В нравственном мире страсти имеют то же значение, какое имеет движение в мире физическом; движение создает, уничтожает, сохраняет, оживляет все, без него все было бы мертво; страсти оживляют все в мире нравственном. Алчность направляет суда через пустыни океанов; тщеславие заполняет долины, превращает горы в равнины, пробивает пути сквозь скалы, воздвигает пирамиды Мемфиса, выкапывает Меридово озеро и отливает колосса Родосского. Любовь, говорят, отточила карандаш первого рисовальщика. Любовь же придумала учение о бессмертии души в стране, куда не проникло откровение, чтобы смягчить горе вдовы, оплакивавшей смерть молодого супруга. Энтузиазм, вызванный благодарностью, возвел на степень богов благодетелей человеческого рода, выдумал ложные религии и суеверия, источником которых не всегда были такие благородные страсти, как любовь и благодарность.

Следовательно, сильным страстям мы обязаны изобретением и чудесами искусств, и их следует считать плодотворным зародышем ума и могущественным двигателем человека на пути великих дел. Но прежде чем идти дальше, я должен определить, что я понимаю под выражением сильная страсть. Если большинство людей не могут понять друг друга, то это зависит от неясности значения слов; этой причине ' следует приписать и продолжение чуда, происшедшего при постройке Вавилонской башни.

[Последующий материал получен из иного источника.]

# mokemokechicken/reversi-alpha-zero

Hardware: NVIDIA H100
Metric: self_play_games_per_sec (higher is better)
Workload: dtype f16

## Files before the change

reversi-alpha-zero_b200/csrc/rz_net_tc.cu:

```cuda
#include <stdlib.h>
#include <type_traits>
#include "rz_bitboard.cuh"
#include "rz_net.cuh"
#include "rz_tc_common.cuh"

namespace rz {
namespace tc {

constexpr uint32_t kProducerRegs = 40, kMathRegs = 232;
constexpr int kMathThreads = 256;
constexpr uint32_t kActCg = 2896, kActSlot = 144;
constexpr uint32_t kActBytes = 32 * kActCg;
constexpr uint32_t kStageBytes = 32768, kStages = 3;
constexpr int kResAhead = 4;
constexpr uint32_t kA0Bytes = 8192, kW0Bytes = 16384;
constexpr uint32_t kOffAct = 0;
constexpr uint32_t kOffW = kOffAct + kActBytes;
constexpr uint32_t kOffA0 = kOffW + kStages * kStageBytes;
constexpr uint32_t kOffW0 = kOffA0 + kA0Bytes;
constexpr uint32_t kOffSS = kOffW0 + kW0Bytes;
constexpr uint32_t kOffHw = kOffSS + 2 * 2048;
constexpr uint32_t kOffBar = kOffHw + 768 * 4;
constexpr uint32_t kNumBars = 2 * kStages + 1;
constexpr uint32_t kSmemBytes = kOffBar + kNumBars * 8;
constexpr uint32_t kSmemAlloc = kSmemBytes + 128;
static_assert(kSmemAlloc <= 232448, "shared memory budget exceeded");
static_assert(kTowerResFloatsPerCta == (size_t)kMathThreads * 128, "residual scratch per CTA");

#ifdef RZ_TOWER_STAMPS
enum : int {
    kStTiles,
    kStTile,
    kStKLoop,
    kStFull,
    kStMma,
    kStEpiBar,
    kStEpi0,
    kStEpi1,
    kStEpi2,
    kStEpiLast,
    kStFeat,
    kStEmpty,
    kStCount
};
constexpr int kStMaxCtas = 1024;
__device__ unsigned long long g_tower_stamps[kStMaxCtas][kStCount];
__device__ __forceinline__ void stamp_add(int phase, uint32_t cycles) { atomicAdd(&g_tower_stamps[blockIdx.x][phase], (unsigned long long)cycles); }
#define RZ_STAMP(...) __VA_ARGS__
#else
#define RZ_STAMP(...)
#endif

template <int CL>
__global__ void __launch_bounds__(kThreads, 1) net_tower_kernel(const Params pp) {
    Params p = pp;
    if (p.n_dev) p.n = *p.n_dev;
    extern __shared__ uint8_t smem_raw[];
    const uint32_t base = (smem_u32(smem_raw) + 127u) & ~127u;
    uint8_t* sm = smem_raw + (base - smem_u32(smem_raw));
    const int warp = threadIdx.x >> 5, lane = threadIdx.x & 31;
    const uint32_t bar0 = base + kOffBar;
    auto bar_full = [&](uint32_t s) { return bar0 + s * 8; };
    auto bar_empty = [&](uint32_t s) { return bar0 + (kStages + s) * 8; };
    const uint32_t bar_w0 = bar0 + 2 * kStages * 8;
    const uint32_t ntiles = (p.n + 1) >> 1;
    const int L = p.n_layers;
    const uint32_t crank = CL > 1 ? cluster_ctarank() : 0u;
    const uint32_t cbase = blockIdx.x - crank;
    const uint32_t iters = cbase < ntiles ? (ntiles - cbase + gridDim.x - 1) / gridDim.x : 0u;

    for (uint32_t i = threadIdx.x * 16; i < kActBytes; i += kThreads * 16) *reinterpret_cast<uint4*>(sm + kOffAct + i) = make_uint4(0, 0, 0, 0);
    fence_proxy_async();
    for (uint32_t i = threadIdx.x; i < 768; i += kThreads)
        reinterpret_cast<float*>(sm + kOffHw)[i] = __ldg(i < 512 ? p.blob + p.off_policy_conv + i : p.blob + p.off_value_conv + (i - 512));
    if (threadIdx.x == 0) {
        for (uint32_t s = 0; s < kStages; ++s) { mbar_init(bar_full(s), 1); mbar_init(bar_empty(s), 8 * CL); }
        mbar_init(bar_w0, 1);
        asm volatile("fence.mbarrier_init.release.cluster;" ::: "memory");
    }
    __syncthreads();
    if (CL > 1) cluster_sync_all();

    if (warp >= 8) {
        asm volatile("setmaxnreg.dec.sync.aligned.u32 %0;" ::"n"(kProducerRegs));
        if (warp == 8 && lane == 0) {
            if (iters > 0) {
                mbar_expect_tx(bar_w0, kW0Bytes);
                bulk_g2s(base + kOffW0, p.w0, kW0Bytes, bar_w0);
            }
            uint32_t stage = 0, phase = 0;
            for (uint32_t it = 0; it < iters; ++it) {
                for (int l = 1; l < L; ++l) {
                    const uint8_t* src = reinterpret_cast<const uint8_t*>(p.w) + (size_t)(l - 1) * 36 * kStageBytes;
                    RZ_STAMP(uint32_t st_empty = 0;)
                    for (int s = 0; s < 36; ++s) {
                        RZ_STAMP(const uint32_t c0 = (uint32_t)clock();)
                        mbar_wait(bar_empty(stage), phase ^ 1);
                        RZ_STAMP(st_empty += (uint32_t)clock() - c0;)
                        mbar_expect_tx(bar_full(stage), kStageBytes);
                        if (CL == 1) {
                            bulk_g2s(base + kOffW + stage * kStageBytes, src + (size_t)s * kStageBytes, kStageBytes, bar_full(stage));
                        } else {
                            constexpr uint32_t kSlice = kStageBytes / CL;
                            bulk_g2s_mc(base + kOffW + stage * kStageBytes + crank * kSlice, src + (size_t)s * kStageBytes + crank * kSlice,
                                        kSlice, bar_full(stage), (uint16_t)((1u << CL) - 1u));
                        }
                        if (++stage == kStages) { stage = 0; phase ^= 1; }
                    }
                    RZ_STAMP(stamp_add(kStEmpty, st_empty);)
                }
            }
        }
    } else {
        asm volatile("setmaxnreg.inc.sync.aligned.u32 %0;" ::"n"(kMathRegs));
        const int et = threadIdx.x;
        const int wg = warp >> 2;
        const int r0 = wg * 64 + (warp & 3) * 16 + (lane >> 2);
        const int g0 = r0 >> 3, x = r0 & 7, y = g0 >> 1;
        const int cq = 2 * (lane & 3);
        const uint32_t act_row0 = base + kOffAct + (g0 + 2) * kActSlot + (x + 1) * 16 + cq * 2;
        const uint32_t act_row1 = act_row0 + kActSlot;
        const uint32_t a_wg = base + kOffAct + wg * 8 * kActSlot;
        float* ss_s = reinterpret_cast<float*>(sm + kOffSS);
        float4* res = reinterpret_cast<float4*>(p.res + (size_t)blockIdx.x * kTowerResFloatsPerCta) + et;
        const float* hw = reinterpret_cast<const float*>(sm + kOffHw);
        uint32_t stage = 0, phase = 0, ss_buf = 0;
        float d[128];
        ss_s[et] = __ldg(p.ss + et);
        ss_s[256 + et] = __ldg(p.ss + 256 + et);

        for (uint32_t it = 0; it < iters; ++it) {
            const uint32_t tile = blockIdx.x + it * gridDim.x;
            const uint32_t pos0 = tile * 2;
            RZ_STAMP(const uint32_t st_tile0 = (uint32_t)clock();)
            {
                const int m = et & 127, g = m >> 3, brd = g & 1;
                const bool valid = pos0 + brd < p.n;
                build_layer0_operand(sm + kOffA0, valid ? p.own[pos0 + brd] : 0, valid ? p.enemy[pos0 + brd] : 0, 2 * (et >> 7), g, m & 7,
                                     g >> 1);
                fence_proxy_async();
            }
            float hs[6];
            for (int l = 0; l < L; ++l) {
                const float* sc = ss_s + ss_buf * 512;
                const bool is_conv2 = l > 0 && (l & 1) == 0;
                float4 rb[kResAhead];
                RZ_STAMP(uint32_t st_c = (uint32_t)clock(), st_bar = 0, st_full = 0, st_mma = 0;)
                epi_bar();
                RZ_STAMP(st_bar += (uint32_t)clock() - st_c;)
                {
                    const size_t nl = l + 1 < L ? (size_t)l + 1 : 0;
                    const uint32_t dst = smem_u32(ss_s + (ss_buf ^ 1) * 512 + et);
                    cp_async_4(dst, p.ss + nl * 512 + et);
                    cp_async_4(dst + 1024, p.ss + nl * 512 + 256 + et);
                }
                RZ_STAMP(const uint32_t st_k0 = (uint32_t)clock();)
                acc_fence(d);
                if (l == 0) {
                    RZ_STAMP(st_c = (uint32_t)clock();)
                    mbar_wait(bar_w0, 0);
                    RZ_STAMP(st_full += (uint32_t)clock() - st_c;)
                    wgmma_fence();
#pragma unroll
                    for (uint32_t j = 0; j < 2; ++j)
                        wgmma_m64n256k16(d, smem_desc(base + kOffA0 + j * 2 * 2048 + wg * 1024, 2048, 128),
                                         smem_desc(base + kOffW0 + j * 2 * 4096, 4096, 128), j);
                    wgmma_commit();
                    RZ_STAMP(st_c = (uint32_t)clock();)
                    wgmma_wait<0>();
                    RZ_STAMP(st_mma += (uint32_t)clock() - st_c;)
                } else {
                    int prev = -1;
                    for (uint32_t tap = 0; tap < 9; ++tap) {
                        const uint32_t a_tap = a_wg + (2 * (tap / 3)) * kActSlot + (tap % 3) * 16;
                        for (uint32_t kb = 0; kb < 4; ++kb) {
                            RZ_STAMP(st_c = (uint32_t)clock();)
                            mbar_wait(bar_full(stage), phase);
                            RZ_STAMP(st_full += (uint32_t)clock() - st_c;)
                            const uint32_t b_st = base + kOffW + stage * kStageBytes;
                            wgmma_fence();
#pragma unroll
                            for (uint32_t j = 0; j < 4; ++j)
                                wgmma_m64n256k16(d, smem_desc(a_tap + (kb * 8 + 2 * j) * kActCg, kActCg, kActSlot),
                                                 smem_desc(b_st + 2 * j * 4096, 4096, 128), (tap | kb | j) != 0);
                            wgmma_commit();
                            RZ_STAMP(st_c = (uint32_t)clock();)
                            wgmma_wait<1>();
                            RZ_STAMP(st_mma += (uint32_t)clock() - st_c;)
                            if (prev >= 0 && lane == 0) {
                                mbar_arrive(bar_empty(prev));
                                if (CL > 1) mbar_arrive_cta(bar_empty(prev), crank ^ 1u);
                            }
                            prev = (int)stage;
                            if (++stage == kStages) { stage = 0; phase ^= 1; }
                        }
                    }
                    if (is_conv2) {
#pragma unroll
                        for (int i = 0; i < kResAhead; ++i) rb[i] = res[i * 256];
                    }
                    RZ_STAMP(st_c = (uint32_t)clock();)
                    wgmma_wait<0>();
                    RZ_STAMP(st_mma += (uint32_t)clock() - st_c;)
                    if (lane == 0) {
                        mbar_arrive(bar_empty(prev));
                        if (CL > 1) mbar_arrive_cta(bar_empty(prev), crank ^ 1u);
                    }
                }
                RZ_STAMP(const uint32_t st_k1 = (uint32_t)clock();)
                acc_fence(d);
                cp_async_wait_all();
                ss_buf ^= 1;
                const bool keep_res = l == 0 || is_conv2;
                const bool last = l == L - 1;
                RZ_STAMP(st_c = (uint32_t)clock();)
                if (!last) epi_bar();
                RZ_STAMP(const uint32_t st_e0 = (uint32_t)clock(); st_bar += st_e0 - st_c;)
                float* dbg0 = nullptr;
                float* dbg1 = nullptr;
                if (last && p.dbg_tower) {
                    if (pos0 < p.n) dbg0 = p.dbg_tower + ((size_t)pos0 * 64 + y * 8 + x) * 256;
                    if (pos0 + 1 < p.n) dbg1 = p.dbg_tower + ((size_t)(pos0 + 1) * 64 + y * 8 + x) * 256;
                }
                constexpr int kEpiRelu = 0, kEpiKeep = 1, kEpiLast = 2;
                auto epilogue = [&](auto conv2, auto kind) {
                    constexpr bool kConv2 = decltype(conv2)::value;
                    constexpr bool kKeep = decltype(kind)::value == kEpiKeep, kLast = decltype(kind)::value == kEpiLast;
                    if (kLast) {
#pragma unroll
                        for (int k = 0; k < 6; ++k) hs[k] = 0.f;
                    }
#pragma unroll
                for (int i = 0; i < 32; ++i) {
                    const int c = 8 * i + cq;
                    const float2 s = *reinterpret_cast<const float2*>(sc + c);
                    const float2 b = *reinterpret_cast<const float2*>(sc + 256 + c);
                    float v0 = fmaf(d[4 * i + 0], s.x, b.x), v1 = fmaf(d[4 * i + 1], s.y, b.y);
                    float v2 = fmaf(d[4 * i + 2], s.x, b.x), v3 = fmaf(d[4 * i + 3], s.y, b.y);
                    if (kConv2) {
                        const float4 r = rb[i % kResAhead];
                        if (i + kResAhead < 32) rb[i % kResAhead] = res[(i + kResAhead) * 256];
                        v0 += r.x; v1 += r.y; v2 += r.z; v3 += r.w;
                    }
                    if (kKeep || kLast) {
                        v0 = fmaxf(v0, 0.f); v1 = fmaxf(v1, 0.f); v2 = fmaxf(v2, 0.f); v3 = fmaxf(v3, 0.f);
                    }
                    if (!kLast) {
                        if (kKeep) res[i * 256] = make_float4(v0, v1, v2, v3);
                        const uint32_t h0 = pack_h2<!kKeep>(v0, v1);
                        const uint32_t h1 = pack_h2<!kKeep>(v2, v3);
                        const uint32_t off = (c >> 3) * kActCg;
                        asm volatile("st.shared.b32 [%0], %1;" ::"r"(act_row0 + off), "r"(h0) : "memory");
                        asm volatile("st.shared.b32 [%0], %1;" ::"r"(act_row1 + off), "r"(h1) : "memory");
                    } else {
                        const float4 w = *reinterpret_cast<const float4*>(hw + 2 * c);
                        const float2 wv = *reinterpret_cast<const float2*>(hw + 512 + c);
                        hs[0] = fmaf(v1, w.z, fmaf(v0, w.x, hs[0]));
                        hs[1] = fmaf(v1, w.w, fmaf(v0, w.y, hs[1]));
                        hs[2] = fmaf(v1, wv.y, fmaf(v0, wv.x, hs[2]));
                        hs[3] = fmaf(v3, w.z, fmaf(v2, w.x, hs[3]));
                        hs[4] = fmaf(v3, w.w, fmaf(v2, w.y, hs[4]));
                        hs[5] = fmaf(v3, wv.y, fmaf(v2, wv.x, hs[5]));
                        if (dbg0) *reinterpret_cast<float2*>(dbg0 + c) = make_float2(v0, v1);
                        if (dbg1) *reinterpret_cast<float2*>(dbg1 + c) = make_float2(v2, v3);
                    }
                }
                };
                using Conv2 = std::true_type;
                using NoConv2 = std::false_type;
                if (last) {
                    if (is_conv2) epilogue(Conv2(), std::integral_constant<int, kEpiLast>());
                    else epilogue(NoConv2(), std::integral_constant<int, kEpiLast>());
                } else if (is_conv2) {
                    epilogue(Conv2(), std::integral_constant<int, kEpiKeep>());
                } else if (keep_res) {
                    epilogue(NoConv2(), std::integral_constant<int, kEpiKeep>());
                } else {
                    epilogue(NoConv2(), std::integral_constant<int, kEpiRelu>());
                }
                if (!last) fence_proxy_async();
                RZ_STAMP(if (et == 0) {
                    stamp_add(kStKLoop, st_k1 - st_k0); stamp_add(kStFull, st_full); stamp_add(kStMma, st_mma); stamp_add(kStEpiBar, st_bar);
                    stamp_add(l == 0 ? kStEpi0 : last ? kStEpiLast : is_conv2 ? kStEpi2 : kStEpi1, (uint32_t)clock() - st_e0);
                })
            }
            RZ_STAMP(const uint32_t st_h0 = (uint32_t)clock();)
#pragma unroll
            for (int k = 0; k < 6; ++k) {
                hs[k] += __shfl_xor_sync(0xffffffffu, hs[k], 1);
                hs[k] += __shfl_xor_sync(0xffffffffu, hs[k], 2);
            }
            {
                const int q = lane & 3;
                if (q < 2 && pos0 + q < p.n) {
                    const float h0 = q ? hs[3] : hs[0], h1 = q ? hs[4] : hs[1], h2 = q ? hs[5] : hs[2];
                    store_head_features(p.feat + (size_t)(pos0 + q) * kHeadFeatures, p.ss + (size_t)L * 512, y * 8 + x, h0 + 0.f,
                                        h1 + 0.f, h2 + 0.f);
                }
            }
            RZ_STAMP(if (et == 0) {
                const uint32_t st_h1 = (uint32_t)clock();
                stamp_add(kStFeat, st_h1 - st_h0); stamp_add(kStTile, st_h1 - st_tile0); stamp_add(kStTiles, 1);
            })
        }
    }

    __syncthreads();
    if (CL > 1) cluster_sync_all();
}
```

Под сильной страстью я подразумеваю такую страсть, предмет которой так необходим для нашего счастья, что без обладания им жизнь кажется нам невыносимой. Такое представление имел о страстях Омар, когда он говорил: «Кто бы ты ни был, но если ты любишь свободу, хочешь быть богатым, не обладая имуществом, могущественным, не имея подданных, подданным, не имея господина, дерзай презирать смерть: цари будут дрожать перед тобой, а ты один не будешь никого бояться».

Действительно, только страсти, достигнувшие этой степени, могут порождать великие дела и пренебрегать опасностью, болью, смертью и даже самим небом.

Дикеарх, полководец Филиппа, возводит на глазах своей армии два алтаря: один - нечестивости, другой - несправедливости, приносит на них жертвы и отправляется на завоевание Цикладских островов.

За несколько дней до убийства Цезаря любовь к мужу, в связи с благородной гордостью, побудила Порцию разрезать себе ногу, показать рану мужу и сказать ему: «Брут, ты замышляешь и скрываешь от меня что-то великое. До сих пор я не задала тебе ни одного нескромного вопроса, хотя я знала, что мой пол, слабый сам по себе, становится сильным в обществе мудрых и добродетельных мужей и что я дочь Катона и жена Брута, но моя робкая любовь заставила меня не опасаться своей слабости. Ты видишь, я подвергла испытанию свое мужество; суди сам, достойна ли я твоего доверия, раз я доказала, что не страшусь боли».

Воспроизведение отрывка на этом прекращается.